One clarification: the values in the table represent time in seconds for completion of 15000 searches.


On Wed, Sep 18, 2013 at 2:44 PM, David Rudel <fwqhgads@gmail.com> wrote:
Hi All,

I recently did some testing of various algorithms in Saxon 9.5.0.2 and Saxon 9.5.1.2, with and without byte generation. Some of the results looked like they may be of interest to the community and/or Saxonica. "Observations 1 and 2" in particular seem worth consideration.

Note: I was using oxYgen for this testing. For Saxon 9.5.0.2, I used the current stable build of oxYgen. For Saxon 9.5.1.2, I used the current beta release that incorporates that version.
However, for some reason this beta did not let me access as much RAM... This may mean it was using 32-bit java, or it might mean something completely different. For this reason, differences between Saxon implementations are probably less important than differences among algorithms or differences between byte-code results versus non-byte-code results.

The basic question asked was "Given a sorted sequence ($seq) of xs:doubles, find the greatest value in $seq less than or equal to a given threshold."

I tested 5 different algorithms:

A1: Using the simple mapping operator: $seq[($seq!(if(. gt $threshold) then position() else ()))[1] - 1]

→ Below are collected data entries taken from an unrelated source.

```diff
diff --git a/denseclip_vit_multimodal_amd/ops.py b/denseclip_vit_multimodal_amd/ops.py
--- a/denseclip_vit_multimodal_amd/ops.py
+++ b/denseclip_vit_multimodal_amd/ops.py
@@ -1,4 +1,5 @@
 import math
+import os
 import weakref
 
 import torch
@@ -290,6 +291,27 @@
     dW = D().weight_grad(dy, x, float(alpha), db, scale)
     _toc("gemm_wgrad", e0)
     return dW, db
+
+
+WGRAD_OVERLAP = int(os.environ.get("DCLIP_WGRAD_OVERLAP", "1"))
+
+
+def weight_grad_side(dy, x, db, defer):
+    _check(dy, x, db)
+    e0 = _tic()
+    D()
+    dW = torch.ops.dclip_lane.weight_grad(dy, x, 1.0, db, None, bool(defer))
+    _toc("gemm_wgrad", e0)
+    return dW, db
+
+
+def side_join(t):
+    torch.ops.dclip_lane.join(t)
+
+
+def side_stats(t):
+    D()
+    return tuple(torch.ops.dclip_lane.stats(t))
 
 
 def gemm_tn(A, B):
@@ -683,14 +705,21 @@
         del dbr
         dz = gemm(dy, WEIGHTS.get(w2, cdt, transposed=True), N.EPI_GELU_BWD, aux=z)
         dW2 = db2 = dW1 = db1 = None
-        if wg:
+        lane = (WGRAD_OVERLAP and wg and cdt == torch.bfloat16 and dp is None and s1 is None
+                and not capturing)
+        if lane:
+            _stat("wgrad_overlap")
+            dW2, db2 = weight_grad_side(dy, h, zb2, True)
+        elif wg:
             dW2, db2 = weight_grad(dy, h, db=zb2, scale=s1)
         dy_lp = LN_DY_LP and cdt == torch.bfloat16 and s1 is None
         dy16 = LN_DY_LP_FP16 and cdt == torch.float16 and C in (512, 768, 1024)
         dxh2 = gemm(dz, WEIGHTS.get(w1, cdt, transposed=True), out_dtype=cdt if (dy_lp or dy16) else torch.float32,
                     scale=None if dy16 else s1)
         dsc1 = s1 if dy16 else None
-        if wg:
+        if lane:
+            dW1, db1 = weight_grad_side(dz, xh2, zb1, True)
+        elif wg:
             dW1, db1 = weight_grad(dz, xh2, db=zb1, scale=s1)
         del dz
         dyo = None
@@ -711,7 +740,9 @@
                 ds.prime(1, s2)
         do = gemm(dyo, WEIGHTS.get(w_out, cdt, transposed=True))
         dWo = dbo = dWi = dbi = None
-        if wg:
+        if lane:
+            dWo, dbo = weight_grad_side(dyo, o, zbo, True)
+        elif wg:
             dWo, dbo = weight_grad(dyo, o, db=zbo, scale=s2)
         del dyo
         dqkv = attn_bwd(qkv, o, do, lse, B, Ntok, H, scale, fp8=bool(fp8) and ATTN_BWD_FP8)
@@ -719,7 +750,9 @@
         dxh1 = gemm(dqkv, WEIGHTS.get(w_in, cdt, transposed=True),
                     out_dtype=cdt if (dy_lp and s2 is None) or dy16 else torch.float32, scale=None if dy16 else s2)
         dsc2 = s2 if dy16 else None
-        if wg:
+        if lane and WGRAD_OVERLAP == 2:
+            dWi, dbi = weight_grad_side(dqkv, xh1, zbi, False)
+        elif wg:
             dWi, dbi = weight_grad(dqkv, xh1, db=zbi, scale=s2)
         del dqkv
         lk = ctx.meta[8] if len(ctx.meta) > 8 else None
@@ -741,6 +774,8 @@
                                                            Ntok, lk.hsb, lk.ds, 0, dsc2)
         else:
             dxm = layernorm_bwd(dxh1, x, ln1w.detach(), mu1, rs1, dln1w, dln1b, res=dxm, dy_scale=dsc2)
+        if lane:
+            side_join(x)
         g = lambda i, t: t if need[i] else None
         return (dxm if need[0] else None, None, g(2, dln1w), g(3, dln1b), g(4, dWi), g(5, dbi), g(6, dWo),
                 g(7, dbo), g(8, dln2w), g(9, dln2b), g(10, dW1), g(11, db1), g(12, dW2), g(13, db2))
diff --git a/include/dclip.h b/include/dclip.h
--- a/include/dclip.h
+++ b/include/dclip.h
@@ -46,7 +46,8 @@
 #define DCLIP_OPT_GEMM_KLOOP 17
 #define DCLIP_OPT_ATTN_DQ_REDUCE 18
 #define DCLIP_OPT_ATTN_PREP_ORDER 19
-#define DCLIP_OPT_COUNT 20
+#define DCLIP_OPT_ATTN_BWD_PHASE 20
+#define DCLIP_OPT_COUNT 21
 int dclip_set_option(int id, int value);
 
 int dclip_layernorm_fwd(const void* x, int x_dt, const float* w, const float* b,
```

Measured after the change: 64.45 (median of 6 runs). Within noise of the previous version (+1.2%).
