@@ -1315,7 +1352,9 @@
                 rc = mi_launch_csr_rank1_split(a, p->k2_free_block / 64, p->stream);
             } else if (choice == 1) {
                 a.adj4 = p->d_adj4p;
-                rc = mi_launch_csr_rank1_pair(a, p->opt_k2_pair == 1 ? (tw && p->D == 16 && pair_wgs <= 8 * cus) : tw_pair, p->stream);
+                const bool n16 = p->opt_k2_nbr16 != 2;
+                rc = mi_launch_csr_rank1_pair(a, p->opt_k2_pair == 1 ? (tw && p->D == 16 && pair_wgs <= 8 * cus) : tw_pair, p->stream,
+                                              n16 ? p->d_adj16 : nullptr, n16 && p->opt_k2_trim != 2 ? p->d_adj16r : nullptr, &p->last_adj_bytes);
             } else {
                 rc = mi_launch_csr_rank1(a, p->stream, tw && R <= 1024 && (p->D == 16 || p->D == 32) && p->k2_state_bytes <= 1);
             }
@@ -1484,6 +1523,15 @@
     return MI_OK;
 }
 
+int mi_sa_last_adjacency_bytes_per_slot(mi_sa_problem *p, int *out_bytes)
+{
+    if (!p || !out_bytes) return fail(MI_EINVAL, "NULL argument");
+    if (const int rc_w = settle(p)) return rc_w;
+    if (!p->has_run) return fail(MI_ESTATE, "no anneal has been run on this problem");
+    *out_bytes = p->last_adj_bytes;
+    return MI_OK;
+}
+
 int mi_sa_last_kernel_name(mi_sa_problem *p, char *out, int len)
 {
     if (!p || !out || len < 1) return fail(MI_EINVAL, "NULL argument");
diff --git a/scrna_seq_qannealing_clustering_amd/csrc/mi_sa_device.h b/scrna_seq_qannealing_clustering_amd/csrc/mi_sa_device.h
--- a/scrna_seq_qannealing_clustering_amd/csrc/mi_sa_device.h
+++ b/scrna_seq_qannealing_clustering_amd/csrc/mi_sa_device.h
@@ -312,7 +312,7 @@
     return v;
 }
 int mi_launch_csr_rank1(const EllArgs &, hipStream_t, bool tw = false);
-int mi_launch_csr_rank1_pair(const EllArgs &, bool tw, hipStream_t);
+int mi_launch_csr_rank1_pair(const EllArgs &, bool tw, hipStream_t, const uint4 *adj16 = nullptr, const uint4 *adj16_trim = nullptr, int *adj_bytes = nullptr);
 int mi_launch_csr_rank1_split(const EllArgs &, int nw, hipStream_t);
 int mi_launch_csr_rank1_wide(const EllArgs &, int spb, bool tw, hipStream_t);
 int mi_launch_potts(const EllArgs &, hipStream_t);
diff --git a/scrna_seq_qannealing_clustering_amd/csrc/sparse_pair_kernels.hip b/scrna_seq_qannealing_clustering_amd/csrc/sparse_pair_kernels.hip
--- a/scrna_seq_qannealing_clustering_amd/csrc/sparse_pair_kernels.hip
+++ b/scrna_seq_qannealing_clustering_amd/csrc/sparse_pair_kernels.hip
@@ -15,10 +15,12 @@
 __device__ __forceinline__ float half_lo(uint32_t w) { return (float)__builtin_bit_cast(half_t, (uint16_t)w); }
 __device__ __forceinline__ float half_hi(uint32_t w) { return (float)__builtin_bit_cast(half_t, (uint16_t)(w >> 16)); }
 
-template <int D, bool TW, bool WGT = false, int RW = D>
+template <int D, bool TW, bool WGT = false, int RW = D, int N16 = 0>
 __global__ void __launch_bounds__(TW ? 128 : 64, TW ? 1 : 2) k_anneal_csr_rank1_pair(EllArgs a)
 {
     static_assert(RW > D - 4 && RW <= D, "trimmed rows drop part of the last group of four only");
+    static_assert(N16 == 0 || !WGT, "the weighted form keeps the 32-bit packing");
+    static_assert(N16 != 2 || (TW && D == 16), "the pipelined unpack lives in the threshold-wavefront form's gather window");
     extern __shared__ __attribute__((aligned(16))) char lds[];
     const int lane = threadIdx.x & 63;
     const int pair = blockIdx.x;
@@ -103,18 +105,52 @@
 
     constexpr int G = D / 4;
     constexpr int LW = RW - 4 * (G - 1);
-    constexpr int SLOT_BYTES = (G - 1) * 2048 + (LW == 3 ? 1792 : LW * 512);
+    constexpr int GC = N16 ? G / 2 : G;
+    constexpr int SLOT_BYTES = N16 ? (GC + G) * 1024 : (G - 1) * 2048 + (LW == 3 ? 1792 : LW * 512);
     const __amdgpu_buffer_rsrc_t rs_adj = __builtin_amdgcn_make_buffer_rsrc(
         const_cast<uint4 *>(a.adj4), 0, slots * SLOT_BYTES, 0x00020000);
     const __amdgpu_buffer_rsrc_t rs_lin = __builtin_amdgcn_make_buffer_rsrc(
         const_cast<float *>(a.lin), 0, slots * 256, 0x00020000);
-    struct SlotAdj { u32x4 col[G]; u32x4 val[G]; uint32_t lin; };
+    struct SlotAdj { u32x4 col[GC]; u32x4 val[G]; uint32_t lin; };
+    struct NbrPack { u32x4 w[GC]; };
     const int lane16 = lane * 16;
+    auto fetch_block16 = [&](int t, int b) {
+        const int tt = t < slots ? t : slots - 1;
+        return __builtin_amdgcn_raw_buffer_load_b128(rs_adj, lane16 + (b & 3) * 1024, tt * SLOT_BYTES + (b >> 2) * 4096, 0);
+    };
+    auto fetch_nbr16 = [&](int t) {
+        NbrPack q;
+#pragma unroll
+        for (int b = 0; b < GC; ++b) q.w[b] = fetch_block16(t, b);
+        return q;
+    };
+    auto fetch_val16 = [&](int t) {
+        SlotAdj p;
+#pragma unroll
+        for (int g = 0; g < G; ++g) p.val[g] = fetch_block16(t, GC + g);
+        if constexpr (RW < D) p.lin = p.val[G - 1][3];
+        else p.lin = __builtin_amdgcn_raw_buffer_load_b32(rs_lin, lane * 4, (t < slots ? t : slots - 1) * 256, 0);
+        return p;
+    };
+    uint32_t m16 = 0xffffu;
+    asm("" : "+s"(m16));
+    auto unpack16 = [&](const u32x4 *w, int e) -> uint32_t {
+        const uint32_t pw = w[e / 8][(e / 2) & 3];
+        return (e & 1) ? pw >> 16 : (pw & m16);
+    };
+    uint32_t addr[16];
 #ifdef MI_K2P_NOFETCH
     auto fetch_real = [&](int t) {
 #else
     auto fetch_adj = [&](int t) {
 #endif
+        if constexpr (N16 != 0) {
+            SlotAdj p = fetch_val16(t);
+            const NbrPack q = fetch_nbr16(t);
+#pragma unroll
+            for (int b = 0; b < GC; ++b) p.col[b] = q.w[b];
+            return p;
+        }
         SlotAdj p;
         const int tt = t < slots ? t : slots - 1;
         const int soff = tt * SLOT_BYTES;
@@ -160,7 +196,7 @@
     const float cp = a.c_pair;
     uint32_t ring_buf = 0u;
 
-    auto slot_body = [&](auto c_in_group, int t, const SlotAdj &cur, uint32_t wordA, uint32_t wordB) {
+    auto slot_body = [&](auto c_in_group, int t, const SlotAdj &cur, NbrPack &nxt, uint32_t wordA, uint32_t wordB) {
         constexpr int C = decltype(c_in_group)::value;
         const int i = t * 64 + lane;
         uint32_t own;
@@ -197,13 +233,28 @@
 #ifdef MI_K2P_DBG_LINEAR
                 asm volatile("ds_read_b32 %0, %1" : "=v"(word[k]) : "v"((cur.col[g0 + k / 4][k & 3] & 0x3f00u) + lane * 4));
 #else
+                {
+                    if constexpr (N16 == 2) asm volatile("ds_read_b32 %0, %1" : "=v"(word[k]) : "v"(addr[k]));
+                    else if constexpr (N16 == 1) asm volatile("ds_read_b32 %0, %1" : "=v"(word[k]) : "v"(unpack16(cur.col, 4 * g0 + k)));
+                    else
                 asm volatile("ds_read_b32 %0, %1" : "=v"(word[k]) : "v"(cur.col[g0 + k / 4][k & 3]));
+                }
 #endif
             if (g0 == 0 && TW) {
+                if constexpr (N16 == 2)
+                    asm volatile("s_waitcnt lgkmcnt(%4)" : "+v"(own), "+v"(thr2), "+v"(nxt.w[0]), "+v"(nxt.w[1]) : "n"(NK0 < 15 ? NK0 : 15) : "memory");
+                else
                 asm volatile("s_waitcnt lgkmcnt(%2)" : "+v"(own), "+v"(thr2) : "n"(NK0 < 15 ? NK0 : 15) : "memory");
 #ifndef MI_K2P_DBG_TERMS_AFTER
                 own_terms();
 #endif
+                if constexpr (N16 == 2) {
+#pragma unroll
+                    for (int k = 0; k < NK0; ++k) {
+                        addr[k] = unpack16(nxt.w, k);
+                        asm volatile("" : "+v"(addr[k]));
+                    }
+                }
                 asm volatile("s_waitcnt lgkmcnt(0)"
                              : "+v"(word[0]), "+v"(word[1]), "+v"(word[2]), "+v"(word[3]), "+v"(word[4]), "+v"(word[5]),
                                "+v"(word[6]), "+v"(word[7]), "+v"(word[8]), "+v"(word[9]), "+v"(word[10]), "+v"(word[11]),
@@ -301,30 +352,62 @@
             }
         }
         const uint32_t sw = (uint32_t)s + a.sweep_offset;
-        SlotAdj P = fetch_adj(0), Q;
+        if constexpr (N16 == 2) {
+            SlotAdj P = fetch_val16(0), Q;
+            NbrPack NA = fetch_nbr16(0), NB;
+#pragma unroll
+            for (int k = 0; k < (RW < 16 ? RW : 16); ++k) addr[k] = unpack16(NA.w, k);
+            NA = fetch_nbr16(1);
 #pragma unroll 1
-        for (int t = 0; t < slots; t += 4) {
-            if constexpr (TW) {
+            for (int t = 0; t < slots; t += 4) {
                 K2P_TICK(t_top);
                 __builtin_amdgcn_s_barrier();
                 K2P_TICK(t_barrier);
-            } else {
-                philox4x32_10((uint32_t)((t >> 2) * 64 + lane), sw, gidA, 0u, a.seed_lo, a.seed_hi, wa);
-                philox4x32_10((uint32_t)((t >> 2) * 64 + lane), sw, gidB, 0u, a.seed_lo, a.seed_hi, wb);
-            }
-            Q = fetch_adj(t + 1);
-            slot_body(integral_constant<int, 0>{}, t, P, wa[0], wb[0]);
-            if (t + 1 < slots) {
-                P = fetch_adj(t + 2);
-                slot_body(integral_constant<int, 1>{}, t + 1, Q, wa[1], wb[1]);
-                if (t + 2 < slots) {
-                    Q = fetch_adj(t + 3);
-                    slot_body(integral_constant<int, 2>{}, t + 2, P, wa[2], wb[2]);
-                    P = fetch_adj(t + 4);
-                    if (t + 3 < slots) slot_body(integral_constant<int, 3>{}, t + 3, Q, wa[3], wb[3]);
-                }
-            }
-            if constexpr (TW) ring_buf ^= 2048u;
+                Q = fetch_val16(t + 1);
+                NB = fetch_nbr16(t + 2);
+                slot_body(integral_constant<int, 0>{}, t, P, NA, wa[0], wb[0]);
+                if (t + 1 < slots) {
+                    P = fetch_val16(t + 2);
+                    NA = fetch_nbr16(t + 3);
+                    slot_body(integral_constant<int, 1>{}, t + 1, Q, NB, wa[1], wb[1]);
+                    if (t + 2 < slots) {
+                        Q = fetch_val16(t + 3);
+                        NB = fetch_nbr16(t + 4);
+                        slot_body(integral_constant<int, 2>{}, t + 2, P, NA, wa[2], wb[2]);
+                        P = fetch_val16(t + 4);
+                        NA = fetch_nbr16(t + 5);
+                        if (t + 3 < slots) slot_body(integral_constant<int, 3>{}, t + 3, Q, NB, wa[3], wb[3]);
+                    }
+                }
+                ring_buf ^= 2048u;
+            }
+        } else {
+            NbrPack none;
+            SlotAdj P = fetch_adj(0), Q;
+    #pragma unroll 1
+            for (int t = 0; t < slots; t += 4) {
+                if constexpr (TW) {
+                    K2P_TICK(t_top);
+                    __builtin_amdgcn_s_barrier();
+                    K2P_TICK(t_barrier);
+                } else {
+                    philox4x32_10((uint32_t)((t >> 2) * 64 + lane), sw, gidA, 0u, a.seed_lo, a.seed_hi, wa);
+                    philox4x32_10((uint32_t)((t >> 2) * 64 + lane), sw, gidB, 0u, a.seed_lo, a.seed_hi, wb);
+                }
+                Q = fetch_adj(t + 1);
+                slot_body(integral_constant<int, 0>{}, t, P, none, wa[0], wb[0]);
+                if (t + 1 < slots) {
+                    P = fetch_adj(t + 2);
+                    slot_body(integral_constant<int, 1>{}, t + 1, Q, none, wa[1], wb[1]);
+                    if (t + 2 < slots) {
+                        Q = fetch_adj(t + 3);
+                        slot_body(integral_constant<int, 2>{}, t + 2, P, none, wa[2], wb[2]);
+                        P = fetch_adj(t + 4);
+                        if (t + 3 < slots) slot_body(integral_constant<int, 3>{}, t + 3, Q, none, wa[3], wb[3]);
+                    }
+                }
+                if constexpr (TW) ring_buf ^= 2048u;
+            }
         }
         accepted += (unsigned long long)accA + (liveB ? (unsigned long long)accB : 0ull);
         accA = accB = 0;
@@ -391,22 +474,42 @@
 
 }
 
-int mi_launch_csr_rank1_pair(const EllArgs &a, bool tw, hipStream_t st)
+int mi_launch_csr_rank1_pair(const EllArgs &a, bool tw, hipStream_t st, const uint4 *adj16, const uint4 *adj16_trim, int *adj_bytes)
 {
     if (!a.adj4) return fail(MI_EHIP, "csr_rank1 pair kernel: packed adjacency missing");
+#ifdef MI_K2P_NOFETCH
+    adj16 = adj16_trim = nullptr;
+#endif
     if (tw && ((size_t)a.slots * 256 + 4096) * 8 > 160 * 1024 && a.R > 2 * 7 * 256) tw = false;
+    auto fetches = [&](int bytes) { if (adj_bytes) *adj_bytes = bytes; };
     if (a.wslot >= 0) {
         if (a.D != 16) return fail(MI_EUNSUPPORTED, "csr_rank1 pair kernel: pair-term weights at slot-ELL width %d not built", a.D);
+        fetches(8448);
         return tw ? launch_pair(k_anneal_csr_rank1_pair<16, true, true>, a, true, st)
                   : launch_pair(k_anneal_csr_rank1_pair<16, false, true>, a, false, st);
     }
+    EllArgs b = a;
+    if (a.D == 16 && tw && a.adj4_trim && adj16_trim) {
+        b.adj4 = adj16_trim;
+        fetches(6144);
+        if (a.trim_rw == 15) return launch_pair(k_anneal_csr_rank1_pair<16, true, false, 15, 2>, b, true, st, 15);
+        if (a.trim_rw == 14) return launch_pair(k_anneal_csr_rank1_pair<16, true, false, 14, 2>, b, true, st, 14);
+        if (a.trim_rw == 13) return launch_pair(k_anneal_csr_rank1_pair<16, true, false, 13, 2>, b, true, st, 13);
+    }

A2: Straight predicate:  $seq[. lt $threshold][last()]  <--does not make full use of sorted nature of sequence

A3: Recursive XSL-Function option (create an XSL-function that executes the suggestion made by Michael Kay at http://stackoverflow.com/questions/18856302/xslt3-and-xpath2-best-way-to-identify-greatest-element-below-a-threshold-in-sor

{I tried to test an Xpath-inline-recursion version, but kept getting an error saying that the variable was not declared.}

A4: Call a function using the <xsl:iterate> command to scan the list, using <break/> to stop processing once the threshold is met.

A5: Same as A4, but without the use of a dedicated function.


To test this I made a script that generated a 5000-item sorted list and then ran the various algorithms on this sequence 15000 times using randomly generated $threshold values between 0 and the maximum value of the sequence.

In some cases, algorithms were so slow that I had to use 150 iterations instead of 15000 iterations, and extrapolate the results. In one case the algorithm was so fast that I used 150000 iterations instead to get desired precision.

I have attached the scripts and the results in a chart.

Some key observations:

1. For some reason, the mapping operator option is extremely slow. Note that in separate testing I found that this algorithm works great if you are just trying to find the _position_ of the desired item, but somehow the calling of the actual value is causing a major slowdown.

That is to say that $seq!(if(. gt $threshold) then position() else ()))[1] - 1 is just as fast any any other algorithm for finding the position of the greatest item less than $threshold, but when this value is put inside the predicate to call the entry from the sequence, there is a huge slowdown.

2. byte-code generation appears to destroy tail-recursion optimization for the recursive-function option.

3. It appears that in Saxon 9.5.2.0.2, byte generation triggered some sort of optimization when the iterate-break algorithm made use of a separate function but not when it was all done inside the main template.  [In Saxon 9.5.2.1.2, this optimization appears to be triggered in both cases.]

4. Byte-code generation helped the brute-force predicate algorithm in Saxon 9.5.2.1.2 but not in Saxon 9.5.2.0.2 [could have nothing to do with change of version, may be based on RAM differences]

I hope these results are useful, and if someone could show me how to use inline recursive functions in Saxon, I'd appreciate that.

-David






--

"A false conclusion, once arrived at and widely accepted is not dislodged easily, and the less it is understood, the more tenaciously it is held." - Cantor's Law of Preservation of Ignorance.



--

"A false conclusion, once arrived at and widely accepted is not dislodged easily, and the less it is understood, the more tenaciously it is held." - Cantor's Law of Preservation of Ignorance.